Log Integration with Kubernetes

Summary

Collector is designed to consume container logs based on annotations set on their containing pod (e.g. adx-mon/scrape: true, adx-mon/log-database, adx-mon/log-table). Collector is also intended to enrich logs from containers with the Kubernetes annotations and labels on a pod for use in transforms. This design attempts to hep reconciling the different states that can be observed from the Kubernetes Control Plane and the host while maintaining performance.

Problem definitions

Dynamic pod metadata

Metadata associated with pods, and its containers, is dynamic. We need ways to communicate this data to the log enrichment process in a timely manner without impacting the hot path of reading and batching logs. Maintaining a shared data structure and synchronizing with mutexes is too slow for this system.

Cleaning tailers and on-disk state without dropping end-of-process logs

The set of containers on a host is also highly dynamic, making it important to dispose of on-disk storage and retire tailers to not consume resources when containers no longer exist.

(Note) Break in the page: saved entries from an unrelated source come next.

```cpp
extern "C" int gpsbb_test_table_digest(gpsbb_batch_t *b, unsigned long long out[3])
{
    if (!b || !out || !b->ran || !b->ev)
        return GPSBB_E_STATE;
    gpsbb *h = b->h;
    const int rc = gpsbb_sync(h);
    if (rc != GPSBB_OK)
        return rc;
    const BatchDev p = batch_dev(b, b->last_set);
    auto mix = [](unsigned long long z) { z ^= z >> 31; z *= 0xBF58476D1CE4E5B9ull; z ^= z >> 29; return z; };
    const size_t nst = (size_t)b->nstates;
    const size_t nx = (size_t)b->nblocks * 2 * b->nch * nst, nn = (size_t)b->nblocks * b->nch * nst, ne = (size_t)b->nblocks * b->nch;
    const int dg = b->ev_dense || (b->flags & GPSBB_FIXED_CARRIER) ? 0 : (int)GPSBB_KNOB_LONG("GPSBB_EV_STATE_LOG2", GPSBB_EV_STATE_LOG2);
    const int tstep = 1 << (dg > b->st_log2 ? dg : b->st_log2);
    std::vector<unsigned long long> hx(nx);
    std::vector<uint32_t> hn(nn);
    std::vector<gpsbb_chan_state_t> he(ne);
    HIPCHK(h, hipMemcpy(hx.data(), p.tile_x, nx * 8, hipMemcpyDeviceToHost));
    HIPCHK(h, hipMemcpy(hn.data(), p.tile_nav, nn * 4, hipMemcpyDeviceToHost));
    HIPCHK(h, hipMemcpy(he.data(), p.end, ne * sizeof(gpsbb_chan_state_t), hipMemcpyDeviceToHost));
    out[0] = out[1] = out[2] = 0;
    std::vector<gpsbb_chan_t> hc(ne);
    HIPCHK(h, hipMemcpy(hc.data(), p.ch, ne * sizeof(gpsbb_chan_t), hipMemcpyDeviceToHost));
    for (size_t k = 0; k < ne; k++) {
        if (hc[k].prn <= 0)
            continue;
        const size_t blk = k / (size_t)b->nch, i = k % (size_t)b->nch;
        for (int kind = 0; kind < 2; kind++)
            for (int t = 0; t < b->ntiles; t += tstep) {
                const size_t at = (blk * 2 * b->nch + 2 * i + kind) * (size_t)b->ntiles + t;
                out[0] += mix(hx[(blk * 2 * b->nch + 2 * i + kind) * nst + (t >> b->st_log2)] + 0x9E3779B97F4A7C15ull * (at + 1));
            }
        for (int t = 0; t < b->ntiles; t += tstep) {
            const size_t at = k * (size_t)b->ntiles + t;
            out[1] += mix((unsigned long long)(hn[k * nst + (t >> b->st_log2)] & 3u) + 0x9E3779B97F4A7C15ull * (at + 1));
        }
        unsigned long long w[5];
        memcpy(w, &he[k], sizeof w);
        for (int q = 0; q < 4; q++)
            out[2] += mix(w[q] + 0x9E3779B97F4A7C15ull * (k * 5 + q + 1));
        out[2] += mix((unsigned long long)(uint32_t)he[k].codeCA + 0x9E3779B97F4A7C15ull * (k * 5 + 5));
    }
    return GPSBB_OK;
}

extern "C" void gpsbb_test_budgets(double out[3])
{
    out[0] = EV_MODEL_ERR * 0x1p+32;
    out[1] = EV_T_EPS * 0x1p+32;
    out[2] = (double)PD_BAND;
}

extern "C" unsigned long long gpsbb_test_row_bound(int kind, double s_abs, int nsamp)
{
    return kind == NCO_CODE ? row_bound(s_abs, 1023.0, 9, nsamp) : row_bound(s_abs, 1.0, -1, nsamp);
}

extern "C" long long gpsbb_test_read_pattern(gpsbb_t *h, const void *d_src, size_t bytes)
{
    if (!h || !d_src)
        return GPSBB_E_BADARG;
    const int rows = 32, cols = 2442;
    const size_t per_wave = (size_t)rows * cols * 8;
    size_t waves = bytes / per_wave;
    waves -= waves % 4;
    if (waves < 4)
        return GPSBB_E_BADARG;
    double *d_sink = nullptr;
    if (hipMalloc((void **)&d_sink, 8) != hipSuccess)
        return GPSBB_E_NOMEM;
    hipLaunchKernelGGL(k_read_pattern, dim3((unsigned)(waves / 4)), dim3(256), 0, h->s_compute, (const double *)d_src, rows, cols, d_sink);
    const hipError_t e = hipStreamSynchronize(h->s_compute);
    (void)hipFree(d_sink);
    return e == hipSuccess ? (long long)(waves * per_wave) : (long long)GPSBB_E_HIP;
}

extern "C" unsigned long long gpsbb_test_despread_exact(gpsbb_batch *b) { return b ? b->ds_last_exact : 0ull; }
extern "C" float gpsbb_test_despread_ms(gpsbb_batch *b)
{
    float ms = -1.0f;
    if (!b || !b->ds_ev[0] || !b->ds_ev[1] || hipEventElapsedTime(&ms, b->ds_ev[0], b->ds_ev[1]) != hipSuccess)
        return -1.0f;
    return ms;
}

#ifdef GPSBB_WG_TRACE
namespace {
unsigned long long *g_trace_buf = nullptr;
unsigned g_trace_cap = 0;
}
extern "C" int gpsbb_test_wg_trace_begin(unsigned cap)
{
    if (hipDeviceSynchronize() != hipSuccess)
        return GPSBB_E_HIP;
    if (cap > g_trace_cap) {
        if (g_trace_buf)
            (void)hipFree(g_trace_buf);
        g_trace_buf = nullptr;
        g_trace_cap = 0;
        if (hipMalloc((void **)&g_trace_buf, (size_t)cap * WG_TRACE_WORDS * 8) != hipSuccess)
            return GPSBB_E_NOMEM;
        g_trace_cap = cap;
    }
    const unsigned zero = 0;
    if (hipMemcpyToSymbol(HIP_SYMBOL(g_wg_trace), &g_trace_buf, sizeof g_trace_buf) != hipSuccess ||
        hipMemcpyToSymbol(HIP_SYMBOL(g_wg_trace_cap), &cap, sizeof cap) != hipSuccess ||
        hipMemcpyToSymbol(HIP_SYMBOL(g_wg_trace_n), &zero, sizeof zero) != hipSuccess)
        return GPSBB_E_HIP;
    return hipDeviceSynchronize() == hipSuccess ? GPSBB_OK : GPSBB_E_HIP;
}
extern "C" long gpsbb_test_wg_trace_read(unsigned long long *out, unsigned cap)
{
    if (hipDeviceSynchronize() != hipSuccess)
        return GPSBB_E_HIP;
    unsigned n = 0;
    if (hipMemcpyFromSymbol(&n, HIP_SYMBOL(g_wg_trace_n), sizeof n) != hipSuccess)
        return GPSBB_E_HIP;
    const unsigned have = n < g_trace_cap ? n : g_trace_cap, take = have < cap ? have : cap;
    if (take && hipMemcpy(out, g_trace_buf, (size_t)take * WG_TRACE_WORDS * 8, hipMemcpyDeviceToHost) != hipSuccess)
        return GPSBB_E_HIP;
    return (long)n;
}
#endif
#endif
```

### pluto-gps-sim_amd/csrc/gpsbb_events.hip.h

```cpp
#ifndef GPSBB_EVENTS_HIP_H
#define GPSBB_EVENTS_HIP_H

#include <cstddef>
#include <type_traits>

#include "gpsbb_kernels.hip.h"

namespace gpsbb_impl {

#ifndef GPSBB_EV_WG
#define GPSBB_EV_WG 1024
#endif
constexpr int EV_WG = GPSBB_EV_WG;
constexpr int EV_WAVES = EV_WG / 64;
constexpr int EV_KC_MAX = 4;
constexpr int EV_AMP_PAD = EV_KC_MAX;
constexpr int EV_AMP_STRIDE = 512 + EV_AMP_PAD + 4;
constexpr int EV_CHIP_LEN = 1024 + 544;
constexpr int EV_KC_DENSE = EV_KC_MAX + 1;
#ifndef GPSBB_EV_CHUNK
#define GPSBB_EV_CHUNK 4
#endif
constexpr int EV_CHUNK = GPSBB_EV_CHUNK;
constexpr int PD_CHUNK = 2;
constexpr int EV_ROW_DISCARD = 15;

#ifndef EV_MODEL_ERR
#define EV_MODEL_ERR 0x1p-30
#define GPSBB_EV_MODEL_ERR_OWN 1
#endif
#ifndef EV_T_EPS
#define EV_T_EPS 0x1p-29
#endif
#define EV_GUARD 0x1p+20

#ifndef GPSBB_EV_STATE_LOG2
#define GPSBB_EV_STATE_LOG2 1
#endif
constexpr int EV_STATE_LOG2_MAX = 2;
static_assert(GPSBB_EV_STATE_LOG2 >= 0 && GPSBB_EV_STATE_LOG2 <= EV_STATE_LOG2_MAX, "state granule: 1, 2 or 4 tiles");
constexpr bool ev_granule_fits(int g) { return ((double)(TILE << g) + (double)(SPT - 1)) * 0x1p-44 + 1.5 * 0x1p-32 <= EV_MODEL_ERR; }
#ifdef GPSBB_EV_MODEL_ERR_OWN
static_assert(ev_granule_fits(EV_STATE_LOG2_MAX), "the model of the largest state granule must stay inside the error budget");
#endif

#define GPSBB_EV_SETTLE_CLAIM() asm volatile("s_waitcnt vmcnt(0)" ::: "memory")

constexpr int EV_CHIP_LEN_SHORT = 1104;
constexpr int EV_AMP_STRIDE_LONG = 512 + 272 + EV_AMP_PAD;
template <int AMP_STRIDE, int CHIP_LEN>
struct EvLdsT {
    static constexpr int AMP = AMP_STRIDE, CHIPS = CHIP_LEN;
    static constexpr bool UNMASKED = AMP_STRIDE >= EV_AMP_STRIDE_LONG;
    uint32_t amp[GPSBB_MAX_CHAN][AMP_STRIDE];
    uint32_t D[EV_WAVES][16][64];
    double tstate[EV_WAVES][2][2 * GPSBB_MAX_CHAN];
    uint16_t chip2[GPSBB_MAX_CHAN][CHIP_LEN];
};
typedef EvLdsT<EV_AMP_STRIDE, EV_CHIP_LEN> EvLds;
typedef EvLdsT<EV_AMP_STRIDE_LONG, EV_CHIP_LEN_SHORT> EvLdsLean;
static_assert(sizeof(EvLds) <= 160 * 1024 && sizeof(EvLdsLean) <= 160 * 1024, "one workgroup per CU: 160 KB of LDS");
static_assert(offsetof(EvLdsLean, D) < 65536 && offsetof(EvLds, D) < 65536, "the difference arrays are addressed with a 16-bit offset");

__device__ __forceinline__ uint32_t lds_addr_of(const void *p)
{
    return (uint32_t)(uintptr_t)(__attribute__((address_space(3))) const void *)p;
}
template <class T>
__device__ __forceinline__ T lds_read_at(uint32_t a)
{
    return *(__attribute__((address_space(3))) const T *)(uintptr_t)a;
}


typedef uint32_t ev_u32x4 __attribute__((ext_vector_type(4)));

template <class T>
__device__ __forceinline__ void lds_write_at(uint32_t a, T v)
{
    *(__attribute__((address_space(3))) T *)(uintptr_t)a = v;
}

constexpr uint32_t EV_SAT_HI_C = 0x4130000fu;
#define EV_SAT_HI EV_SAT_HI_C

template <class LDS>
__device__ __forceinline__ void ev_d_add(uint32_t &drow, int wave, uint32_t pos_hi, uint32_t v)
{
    asm volatile("v_add_u32_sdwa %0, %1, %2 dst_sel:BYTE_1 dst_unused:UNUSED_PRESERVE src0_sel:DWORD src1_sel:BYTE_0\n\t"
                 "ds_add_u32 %0, %3 offset:%4"
                 : "+v"(drow)
                 : "s"(wave << 4), "v"(pos_hi), "v"(v), "n"(offsetof(LDS, D))
                 );
}

__device__ __forceinline__ uint32_t signed_by(uint32_t x, uint32_t m) { return (x ^ m) - m; }

template <class T>
__device__ __forceinline__ T scalar_load(const T *p)
{
    typedef const __attribute__((address_space(4))) T *cptr_t;
    return *(cptr_t)(uintptr_t)p;
}

template <bool FIXED, class LDS>
__device__ __forceinline__ uint32_t ev_exact_run_body(LDS &L, int wave, int lane, int i, const EvConst *kbi, const double *tile_x,
                                                      int ntiles, uint32_t nb, int n_off, uint32_t fx_phase, int32_t fx_step)
{
    constexpr bool fixed = FIXED;
    const bool down = kbi->down != 0;
    const double S = down ? -kbi->S : kbi->S, sc = kbi->sc;
    const double xt = tile_x[(size_t)(2 * i) * ntiles], yt = tile_x[(size_t)(2 * i + 1) * ntiles];
    int64_t wraps = 0;
    double x = code_jump(xt, sc, (int64_t)n_off, &wraps);
    uint32_t dbm = (wraps > 0 ? (nb >> 1) & 1u : nb & 1u) ? 0xffffffffu : 0u;
    const uint32_t dbm_next = ((nb >> 1) & 1u) ? 0xffffffffu : 0u;
    const double s = S * (1.0 / 512.0);
    double cp = carr_jump(yt * (1.0 / 512.0), s, (int64_t)n_off);
    uint32_t prev = 0, first = 0;
    uint32_t ph = fx_phase + (uint32_t)n_off * (uint32_t)fx_step;
#pragma unroll 1
    for (int j = 0; j < SPT; j++) {
        const int it = fixed ? (int)((ph >> 16) & 0x1ffu)
                             : ((int)(cp * 512.0) & 511);
        const int ci = (int)x;
        const uint32_t m = (uint32_t)(int32_t)(int8_t)(L.chip2[i][ci] & 0xffu) ^ dbm;
        const uint32_t v = signed_by(L.amp[i][down ? 511 - it : it], m);
        if (j == 0)
            first = v;
        else
            __hip_atomic_fetch_add(&L.D[wave][j - 1][lane], v - prev, __ATOMIC_RELAXED, __HIP_MEMORY_SCOPE_WORKGROUP);
        prev = v;
        if (code_step(x, sc))
            dbm = dbm_next;
        carr_step(cp, s);
        ph += (uint32_t)fx_step;
    }
    return first;
}

struct EvFixed {
    const uint32_t *ph;
    const int32_t *st;
    int n0;
};

template <class LDS>
__device__ __noinline__ uint32_t ev_exact_run(LDS &L, int wave, int lane, int i, const EvConst *kbi, const double *tile_x,
                                              int ntiles, uint32_t nb, int n_off)
{
    return ev_exact_run_body<false>(L, wave, lane, i, kbi, tile_x, ntiles, nb, n_off, 0u, 0);
}
template <class LDS>
__device__ __noinline__ uint32_t ev_exact_run_fixed(LDS &L, int wave, int lane, int i, const EvConst *kbi, const double *tile_x,
                                                    int ntiles, uint32_t nb, int n_off, uint32_t fx_phase, int32_t fx_step)
{
    return ev_exact_run_body<true>(L, wave, lane, i, kbi, tile_x, ntiles, nb, n_off, fx_phase, fx_step);
}

struct EvK {
    double S, rS, sc, rsc;
    uint32_t danger;
    uint32_t chip_base;
    uint32_t amp_base;
};
constexpr uint32_t EV_GUARD_HI = 0x41300000u;
template <class LDS>
__device__ __forceinline__ EvK ev_load_k(const LDS &L, const EvConst *kb, int i)
{
    EvK k;
    typedef uint32_t u32x8 __attribute__((ext_vector_type(8)));
    typedef uint32_t u32x4 __attribute__((ext_vector_type(4)));
    const char *ki = reinterpret_cast<const char *>(kb) + ((uint32_t)i << 7);
    const u32x8 a = scalar_load(reinterpret_cast<const u32x8 *>(ki));
    const u32x4 c = scalar_load(reinterpret_cast<const u32x4 *>(ki + offsetof(EvConst, danger_le)));
    k.S = __hiloint2double((int)a[1], (int)a[0]);
    k.rS = __hiloint2double((int)a[3], (int)a[2]);
    k.sc = __hiloint2double((int)a[5], (int)a[4]);
    k.rsc = __hiloint2double((int)a[7], (int)a[6]);
    k.danger = c[0];
    if (LDS::UNMASKED) {
        k.chip_base = c[1];
        k.amp_base = c[2];
    } else {
        k.chip_base = lds_addr_of(&L.chip2[i][0]) - (EV_GUARD_HI << 1);
        k.amp_base = lds_addr_of(&L.amp[i][0]) - (EV_GUARD_HI << 2);
    }
    return k;
}

template <int KC>
struct EvHalf {
    uint32_t hk[KC];
    uint32_t hc;
    int c0;
    unsigned long long um;
// ... 575 lines not shown
```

However, due to the distributed nature of Kubernetes, cleaning this state at the time of container deletion in the control plane makes it likely to miss log messages from these containers on the host.

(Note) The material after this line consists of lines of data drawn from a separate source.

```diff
@@ -255,8 +259,9 @@
     L->scratch_elems = 16384;
     HIPCHK(hipMalloc(&L->scratch, L->scratch_elems * sizeof(double)));
     HIPCHK(hipMemset(L->scratch, 0, L->scratch_elems * sizeof(double)));
-    HIPCHK(hipHostMalloc(&L->hscratch, 64 * sizeof(double), hipHostMallocMapped | hipHostMallocCoherent));
-    memset(L->hscratch, 0, 64 * sizeof(double));
+    HIPCHK(hipHostMalloc(&L->hscratch, SUHMO_HSCRATCH_DOUBLES * sizeof(double), hipHostMallocMapped | hipHostMallocCoherent));
+    memset(L->hscratch, 0, SUHMO_HSCRATCH_DOUBLES * sizeof(double));
+    L->mask_host = (unsigned *)(L->hscratch + SUHMO_HSCRATCH_MASK);
     if (L->poll_readback && hipHostGetDevicePointer((void **)&L->hscratch_dev, L->hscratch, 0) != hipSuccess) { L->hscratch_dev = nullptr; L->poll_readback = 0; (void)hipGetLastError(); }
     return 0;
 }
@@ -281,6 +286,7 @@
     if (L->xstream) { (void)hipStreamDestroy(L->xstream); (void)hipEventDestroy(L->xev[0]); (void)hipEventDestroy(L->xev[1]); }
     if (L->scratch) (void)hipFree(L->scratch);
     if (L->bottom_ctr) (void)hipFree(L->bottom_ctr);
+    if (L->mask_ev) (void)hipEventDestroy(L->mask_ev);
     if (L->hscratch) (void)hipHostFree(L->hscratch);
     delete L;
     return 0;
@@ -323,7 +329,7 @@
     static const struct { const char *k; int suhmo_level::*m; } tab[] = {
         {"gsrb_variant", &suhmo_level::gsrb_variant}, {"fused_hc", &suhmo_level::fused_hc}, {"bcoef_fused", &suhmo_level::bcoef_fused}, {"bcoef_tile_x", &suhmo_level::bcoef_tile_x},
         {"fused_nt", &suhmo_level::fused_nt}, {"fused_restrict", &suhmo_level::fused_restrict}, {"strips_rhs_local", &suhmo_level::strips_rhs_local},
-        {"tile_strips", &suhmo_level::tile_strips}, {"overlap_halo", &suhmo_level::overlap_halo}, {"skip_mask", &suhmo_level::skip_mask}, {"tile_chunks",
+        {"tile_strips", &suhmo_level::tile_strips}, {"overlap_halo", &suhmo_level::overlap_halo}, {"skip_mask", &suhmo_level::skip_mask}, {"mask_known", &suhmo_level::mask_known}, {"tile_chunks",
             &suhmo_level::tile_chunks}, {"tile_order", &suhmo_level::tile_order}, {"tile_restrict", &suhmo_level::tile_restrict}, {"fas_rhs_in_relax",
             &suhmo_level::fas_rhs_in_relax}, {"resid_in_relax", &suhmo_level::resid_in_relax}, {"fas_rhs_fused", &suhmo_level::fas_rhs_fused},
         {"tile_s", &suhmo_level::tile_s}, {"gsrb_tile", &suhmo_level::gsrb_tile}, {"tile_t", &suhmo_level::tile_t}, {"poll_readback", &suhmo_level::poll_readback}};
@@ -365,6 +371,10 @@
     if (!strcmp(key, "rhs_in_streaming_launches")) { *value = L->frhs_stream; return 0; }
     if (!strcmp(key, "rhs_in_tile_launches")) { *value = L->frhs_tile; return 0; }
     if (!strcmp(key, "residual_in_relax_launches")) { *value = L->resout_count; return 0; }
+    if (!strcmp(key, "mask_scans")) { *value = L->mask_scans; return 0; }
+    if (!strcmp(key, "mask_state")) { *value = L->mask_state; return 0; }
+    if (!strcmp(key, "bcoef_unmasked_launches")) { *value = L->bcoef_unmasked; return 0; }
+    if (!strcmp(key, "relax_unmasked_launches")) { *value = L->relax_unmasked; return 0; }
     if (!strcmp(key, "vcycle_graph_replays")) { *value = L->vgraph_replays; return 0; }
     if (!strcmp(key, "bottom_solver")) { *value = L->bottom_solver; return 0; }
     if (!strcmp(key, "bottom_one_launch_max_cells")) { *value = L->bottom_one_launch_max_cells; return 0; }
@@ -416,6 +426,7 @@
         if (!suhmo_field(L, depth, field)) return -2;
         int rc = L->ex(L->user, L, depth, &field, 1, s);
         if (!rc && field == SUHMO_F_PHI) L->d[depth].phi_fresh = suhmo_halo_rows(v);
+        if (field == SUHMO_F_MASK) suhmo_mask_halo_written(L);
         return rc;
     }
     return 0;
@@ -438,6 +449,7 @@
     CHECK_DF(L, depth, field);
     double *p = suhmo_field(L, depth, field);
     if (!p) { suhmo_set_error("field allocation failed"); return -2; }
+    if (field == SUHMO_F_MASK) { L->mask_view = 1; suhmo_mask_written(L); suhmo_level_drop_graphs(L); }
     if (base) *base = p;
     if (pitch) *pitch = L->d[depth].v.P;
     if (origin) *origin = cidx(L->d[depth].v, 0, 0);
@@ -480,7 +492,7 @@
     CHECK_DF(L, depth, field); ARG(src);
     HIPCHK(hipSetDevice(L->device));
     if (field == SUHMO_F_PHI) phi_changed(L, depth);
-    if (field == SUHMO_F_MASK) { L->coarse_mask_ok = 0; L->maskflag_epoch = 0; }
+    if (field == SUHMO_F_MASK) suhmo_mask_written(L);
     return field_io(L, depth, field, (double *)src, ghosted, on_device, true, (hipStream_t)s);
 }
 extern "C" int suhmo_level_get_field(suhmo_level_t *L, int depth, int field, double *dst, int ghosted,
@@ -509,7 +521,7 @@
     hipStream_t st = (hipStream_t)s;
     const DV &v = L->d[depth].v;
     if (field == SUHMO_F_PHI) phi_changed(L, depth);
-    if (field == SUHMO_F_MASK) { L->coarse_mask_ok = 0; L->maskflag_epoch = 0; }
+    if (field == SUHMO_F_MASK) suhmo_mask_written(L);
     int r[4]; box_region(L, depth, field, ibox, r);
     int j0 = v.j0;
     flo0 -= v.i0; fhi0 -= v.i0;
@@ -588,6 +600,7 @@
     const DV &v = L->d[depth].v;
     ARG(rows >= 1 && rows <= v.gy);
     HIPCHK(hipSetDevice(L->device));
+    if (field == SUHMO_F_MASK) suhmo_mask_halo_written(L);
     int jstart = side == 0 ? -rows : v.ny;
     if (field == SUHMO_F_BY && side == 1) jstart = v.ny + 1;
     hipLaunchKernelGGL(k_unpack_rows, grid2d(v.nx + 1, rows), BLK2D, 0, (hipStream_t)s, v, suhmo_field(L, depth, field), jstart, rows, dev_buf);
diff --git a/suhmo_amd/csrc/suhmo_ops.hip b/suhmo_amd/csrc/suhmo_ops.hip
--- a/suhmo_amd/csrc/suhmo_ops.hip
+++ b/suhmo_amd/csrc/suhmo_ops.hip
@@ -37,6 +37,7 @@
     CHECK_DF(L, depth, field); ARG(!is_face(field));
     HIPCHK(hipSetDevice(L->device));
     if (!suhmo_field(L, depth, field)) return -2;
+    if (field == SUHMO_F_MASK) suhmo_mask_written(L);
     return launch_fill_ghosts(on_level(L, depth), field, homogeneous, (hipStream_t)s);
 }
 
@@ -158,6 +159,7 @@
     for (int f : fields) if (!suhmo_field(L, depth, f)) return -2;
     int rc = L->ex(L->user, L, depth, fields.begin(), (int)fields.size(), (suhmo_stream_t)st);
     if (!rc) for (int f : fields) if (f == SUHMO_F_PHI) L->d[depth].phi_fresh = suhmo_halo_rows(v);
+    for (int f : fields) if (f == SUHMO_F_MASK) suhmo_mask_halo_written(L);
     return rc;
 }
 int suhmo_exchange_list(suhmo_level *L, int depth, const int *fields, int n, hipStream_t st)
@@ -167,6 +169,7 @@
     for (int k = 0; k < n; k++) if (!suhmo_field(L, depth, fields[k])) return -2;
     int rc = L->ex(L->user, L, depth, fields, n, (suhmo_stream_t)st);
     if (!rc) for (int k = 0; k < n; k++) if (fields[k] == SUHMO_F_PHI) L->d[depth].phi_fresh = suhmo_halo_rows(v);
+    for (int k = 0; k < n; k++) if (fields[k] == SUHMO_F_MASK) suhmo_mask_halo_written(L);
     return rc;
 }
 int suhmo_ensure_phi_halo(suhmo_level *L, int depth, int need, hipStream_t st)
@@ -480,6 +483,7 @@
     HIPCHK(hipSetDevice(L->device));
     Depth &D = L->d[depth];
     double *dst = suhmo_field(L, depth, dst_field);
+    if (dst_field == SUHMO_F_MASK) suhmo_mask_written(L);
     hipLaunchKernelGGL(k_divergence, grid2d(D.v.nx, D.v.ny), BLK2D, 0, (hipStream_t)s, D.v, D.fp.f[SUHMO_F_BX], D.fp.f[SUHMO_F_BY], dst);
     HIPCHK(hipGetLastError());
     return 0;
@@ -539,7 +543,7 @@
     HIPCHK(hipSetDevice(L->device));
     if (!suhmo_field(L, depth, dst) || !suhmo_field(L, depth, x) || !suhmo_field(L, depth, y)) return -2;
     if (dst == SUHMO_F_PHI) phi_changed(L, depth);
-    if (dst == SUHMO_F_MASK) { L->coarse_mask_ok = 0; L->maskflag_epoch = 0; }
+    if (dst == SUHMO_F_MASK) suhmo_mask_written(L);
     return launch_axby(on_level(L, depth), dst, x, y, a, b, (hipStream_t)s);
 }
 extern "C" int suhmo_level_set_value(suhmo_level_t *L, int depth, int field, double val, suhmo_stream_t s)
@@ -548,7 +552,7 @@
     HIPCHK(hipSetDevice(L->device));
     Depth &D = L->d[depth];
     if (field == SUHMO_F_PHI) phi_changed(L, depth);
-    if (field == SUHMO_F_MASK) { L->coarse_mask_ok = 0; L->maskflag_epoch = 0; }
+    if (field == SUHMO_F_MASK) suhmo_mask_written(L);
     hipLaunchKernelGGL(k_setval, grid2d(D.v.nx, D.v.ny), BLK2D, 0, (hipStream_t)s, D.v, suhmo_field(L, depth, field), val);
     HIPCHK(hipGetLastError());
     return 0;
```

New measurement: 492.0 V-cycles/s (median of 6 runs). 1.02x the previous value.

The Kubernetes control plane maintains the metadata associated with a pod, but the logs themselves reside solely on the disk where the pod is running. The process of creating, appending to, and deleting these log files is asynchronous from the control-plane mechanisms of Kubernetes. Pods can take some time to fully shut down and CRI impementations may take some time to fully flush logs to disk. The source of truth for logs is on the host, but the source of truth for information about the source of the logs is maintained in the control plane.

flowchart LR
  subgraph Kubernetes Control Plane
  api[API Server]
  end

  subgraph Kubernetes Node
  kubelet[Kubelet] -- CRUD containers --> cri[CRI Driver]
  cri -- CRUD log files --> log[Log Files]
  collector[Collector]
  end

  api -- CRUD pod --> api

  collector -- pod metadata --> api
  collector -- tail --> log
  api -- start/stop pod --> kubelet

Some concrete situations we are attempting to compensate for:

The gap in time between a pod being deleted in Kubernetes and the logs from the pod fully flushing to disk and being consumed by Collector.
Pods are commonly created and removed from hosts. It is important that we clean state related to deleted pods after we are done with that state, in particular tail cursor files and any other on-disk persistance we use.
Collector instances may restart while other pods are also shutting down. Best effort we should be able to consume the last logs of a pod that was shut down even while losing in-memory state or the ability to get pod metadata from the Kubernetes control plane.

Approaches

Handling updates to pod metadata

Pod annotations can be dynamically modified which can affect the attributes we expect to apply to logs, including the expected destination ADX database and table. It can also cause us to start scraping new container logs or to exclude containers from being scraped.

We will immediately delete our container metadata and notify TailSource to remove a target when a container is made non-scrapable (e.g. the adx-mon/scrape annotation is removed or set to false), but the container still exists.

For changes in container metadata that are included in logs that do not change scrapability, we will send via a channel a new updated set of metadata that should be applied to logs from this container. This channel will be consumed asynchronously by the hot-loop within the tailing process to update its own local state. This avoids the need for mutexes in the hot path, but still allows the tailer to receive these changes in near real-time. This extends the actor metaphor for the tailer, where it consumes 3 types of messages within a single goroutine:

A new log line is ready.
We are being shut down.
We have gotten a new set of fields we should apply to the log.

Delayed cleaning of state

To account for this skew, we will preserve Pod metadata locally on disk (like log file cursors). This will allow us to access this metadata at any time, even when the Kubernetes API server no longer preserves this information. To clean these files, we will utilize an expiration time placed within this pod metadata file that will be reaped in a polling fashion. This expiration date will be set with a future timestamp (e.g. 10m) by a few flows:

When we recieve a notification from the Kubernetes API server that a container has been deleted.
On startup, after inspecting all of the on-disk container metadata we observe that the container itself no longer exists.

When our periodic garbage collection process discovers that a piece of container metadata is past expiration time, it will delete the file and notify TailSource to stop the tailing process for that file and to remove the cursor file. This gap between preserving an expiration timestamp and removing the tailer and its state gives collector time to consume the rest of the logs from a container on a best-effort basis, even in the face of restarts.